Lo que Dios nos ha dado
En medio de un mundo lleno de incertidumbres, hay una verdad que permanece firme: Dios ya lo ha dado todo. No se trata de algo que tengamos que alcanzar con esfuerzo desesperado, sino de una realidad que recibimos al confiar en Él. A través de su poder divino, no nos dejó desprovistos, sino que nos equipó con todo lo necesario para vivir una vida de justicia, paz y propósito.
Este regalo comienza con un llamado personal. No somos espectadores al margen; Dios nos invita a conocerlo a través de su gloria y excelencia. Al responder a ese llamado, no solo encontramos sentido, sino que entramos en posesión de promesas valiosas y eternas. Promesas de esperanza en medio del dolor, de fuerza cuando flaqueamos, de perdón cuando fallamos.

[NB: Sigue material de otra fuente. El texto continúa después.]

int kws_load_dscnn(kws_ctx* ctx, const float* blob, size_t n_floats, int num_classes);
int kws_load_dscnn_ex(kws_ctx* ctx, const float* blob, size_t n_floats, int num_classes, int input_channels);
int kws_load_dscnn_device(kws_ctx* ctx, const float* d_blob, size_t n_floats, int num_classes, int input_channels);
int kws_dscnn_image_read(kws_ctx* ctx, uint32_t* out_words, size_t cap_words, size_t* need_words, float* scalars);

int kws_forward_f32(kws_ctx* ctx, const float* d_feat, int B, float* d_logits, int32_t* d_label);

int kws_forward_map_f32(kws_ctx* ctx, const float* d_feat, int B, int T, int F, float* d_logits, int32_t* d_label);
int kws_forward_map_debug_f32(kws_ctx* ctx, const float* d_feat, int B, int T, int F, float* d_logits, int32_t* d_label,
                              float* d_layers);


int kws_dscnn_backward_f32(kws_ctx* ctx, const float* d_feat, int B, int T, int F, const float* d_dlogits, float* d_grad);

int kws_cnn_trad_backward_f32(kws_ctx* ctx, const float* d_feat, int B, const float* d_dlogits, float* d_grad);

int kws_cnn_trad_train_debug_f32(kws_ctx* ctx, const float* d_feat, int B, float* d_conv1, int32_t* d_winner, float* d_conv2,
                                 float* d_hidden);

int kws_dsblock_forward_f32(kws_ctx* ctx, const float* d_x, int B, int C_in, int H, int W, const float* d_dw_w,
                            const float* d_dw_b, const float* d_pw_w, const float* d_pw_b, int C_out, int kernel_size,
                            int stride, int padding, float* d_out);

int kws_infer_i16(kws_ctx* ctx, const int16_t* d_wav, int B, float* d_logits, int32_t* d_label);

int kws_infer_f32(kws_ctx* ctx, const float* d_wav, int B, float* d_logits, int32_t* d_label);

int kws_infer_host_i16(kws_ctx* ctx, const int16_t* h_wav, int B, float* h_logits, int32_t* h_label);
int kws_infer_host_submit_i16(kws_ctx* ctx, const int16_t* h_wav, int B, float* h_logits, int32_t* h_label, uint64_t* ticket);
int kws_infer_host_wait(kws_ctx* ctx, uint64_t ticket);
int kws_ingest_config(kws_ctx* ctx, int chunk_clips, int n_slots, int pack_threads);

int kws_reserve(kws_ctx* ctx, int max_batch);

#define KWS_PW_F32 1
#define KWS_PW_SPLIT_BF16 4
#define KWS_PW_PAIR_F16 5
int kws_set_pointwise_math(kws_ctx* ctx, int math);

#define KWS_ACT_FLOATS_PER_CLIP (64 * (141 + 141 + 245 + 357) + 64 + 64 * 477)
int kws_forward_debug_f32(kws_ctx* ctx, const float* d_feat, int B, float* d_logits, int32_t* d_label,
                          float* d_act, int use_mfma);


int kws_stream_open(kws_ctx* ctx, int n_streams);
int kws_stream_close(kws_ctx* ctx);
int kws_stream_push_i16(kws_ctx* ctx, const int16_t* d_hop, float* d_logits, int32_t* d_label, int use_graph);
int kws_stream_cluster(kws_ctx* ctx, int workgroups_per_stream);
int kws_stream_host_results(kws_ctx* ctx, int enable);
int kws_stream_wait_host(kws_ctx* ctx, const float** h_logits, const int32_t** h_label);
int kws_stream_push_host_i16(kws_ctx* ctx, const int16_t* h_hop, const float** h_logits, const int32_t** h_label);
int kws_stream_state(kws_ctx* ctx, const float** d_feat_ring, int* hops);
int kws_stream_copy_features(kws_ctx* ctx, float* d_out);

int kws_stream_vad_f32(kws_ctx* ctx, float log_energy_threshold, int on_window, int off_window, int32_t* d_state);

int kws_load_cnn_trad(kws_ctx* ctx, const float* blob, size_t n_floats, int num_classes);
int kws_load_cnn_trad_device(kws_ctx* ctx, const float* d_blob, size_t n_floats, int num_classes);
int kws_forward_cnn_trad_f32(kws_ctx* ctx, const float* d_feat, int B, float* d_logits, int32_t* d_label);
#define KWS_CT_F16_PAIR 0
#define KWS_CT_BF16_TRIPLE 1
int kws_set_cnn_trad_math(kws_ctx* ctx, int math);
int kws_forward_cnn_trad_debug_f32(kws_ctx* ctx, const float* d_feat, int B, float* d_logits, int32_t* d_label, float* d_conv2,
                                   float* d_clip_scale);

int kws_infer_cnn_trad_i16(kws_ctx* ctx, const int16_t* d_wav, int B, float* d_logits, int32_t* d_label);


int kws_softmax_f32(kws_ctx* ctx, const float* d_logits, int B, int C, float* d_prob);

int kws_stream_smooth_f32(kws_ctx* ctx, const float* d_logits, int C, int window, float* d_smoothed, int32_t* d_label);


int kws_scan_i16(kws_ctx* ctx, const int16_t* d_pcm, int R, int n_total, int hop_frames, float* d_logits, int32_t* d_label,
                 float* d_feat_out);

int kws_scan_detect_f32(kws_ctx* ctx, const float* d_logits, int R, int W, int C, int smooth_window, int first_keyword,
                        float threshold, int refractory, float* d_smoothed, int32_t* d_event_window, int32_t* d_event_label,
                        float* d_event_score, int max_events, int32_t* d_event_count);


int kws_frames_i16(kws_ctx* ctx, const int16_t* d_pcm, int R, int n_total, float* d_feat_out);

int kws_segment_f32(kws_ctx* ctx, const float* d_feat, int R, int F_total, int n_total, float log_energy_threshold, int on_window,
                    int off_window, int pre_roll, int max_frames, int32_t* d_utt, int max_utts, int32_t* d_count);

int kws_cut_i16(kws_ctx* ctx, const int16_t* d_pcm, int R, int n_total, const int32_t* d_span, int U, int normalize_to,
                int16_t* d_clips, int n_out, int32_t* d_peak);


int kws_host_stream_utt_history(int frame_len, int frame_step, int pre_roll, int max_frames, int slack_hops, int* history_samples);

int kws_stream_utt_open(kws_ctx* ctx, float log_energy_threshold, int on_window, int off_window, int pre_roll, int max_frames,
                        int history_samples, int max_events);
int kws_stream_utt_close(kws_ctx* ctx);
int kws_stream_utt_step_i16(kws_ctx* ctx, const int16_t* d_hop, const float* d_energy);
int kws_stream_utt_flush(kws_ctx* ctx);
int kws_stream_utt_poll(kws_ctx* ctx, uint64_t* total_events, uint64_t* steps);
int kws_stream_utt_read(kws_ctx* ctx, uint64_t first_seq, int n, int64_t* out_records);
int kws_stream_utt_cut_i16(kws_ctx* ctx, uint64_t first_seq, int U, int normalize_to, int16_t* d_clips, int n_out, int32_t* d_peak);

Y no son meras palabras vacías. Son compromisos firmes, respaldados por el carácter fiel de Dios. Su bondad no es limitada ni condicional. Nos da lo que necesitamos, no lo que merecemos. Nos ofrece vida plena, no desde las circunstancias, sino desde su presencia constante.
Conocer a Dios no es un simple dato religioso; es el comienzo de una transformación. Porque al conocerlo, descubrimos quiénes somos en verdad: amados, llamados, provistos. Y en ese conocimiento, todo cambia. Ya no caminamos en la carencia, sino en la abundancia de lo que Él ya hizo por nosotros.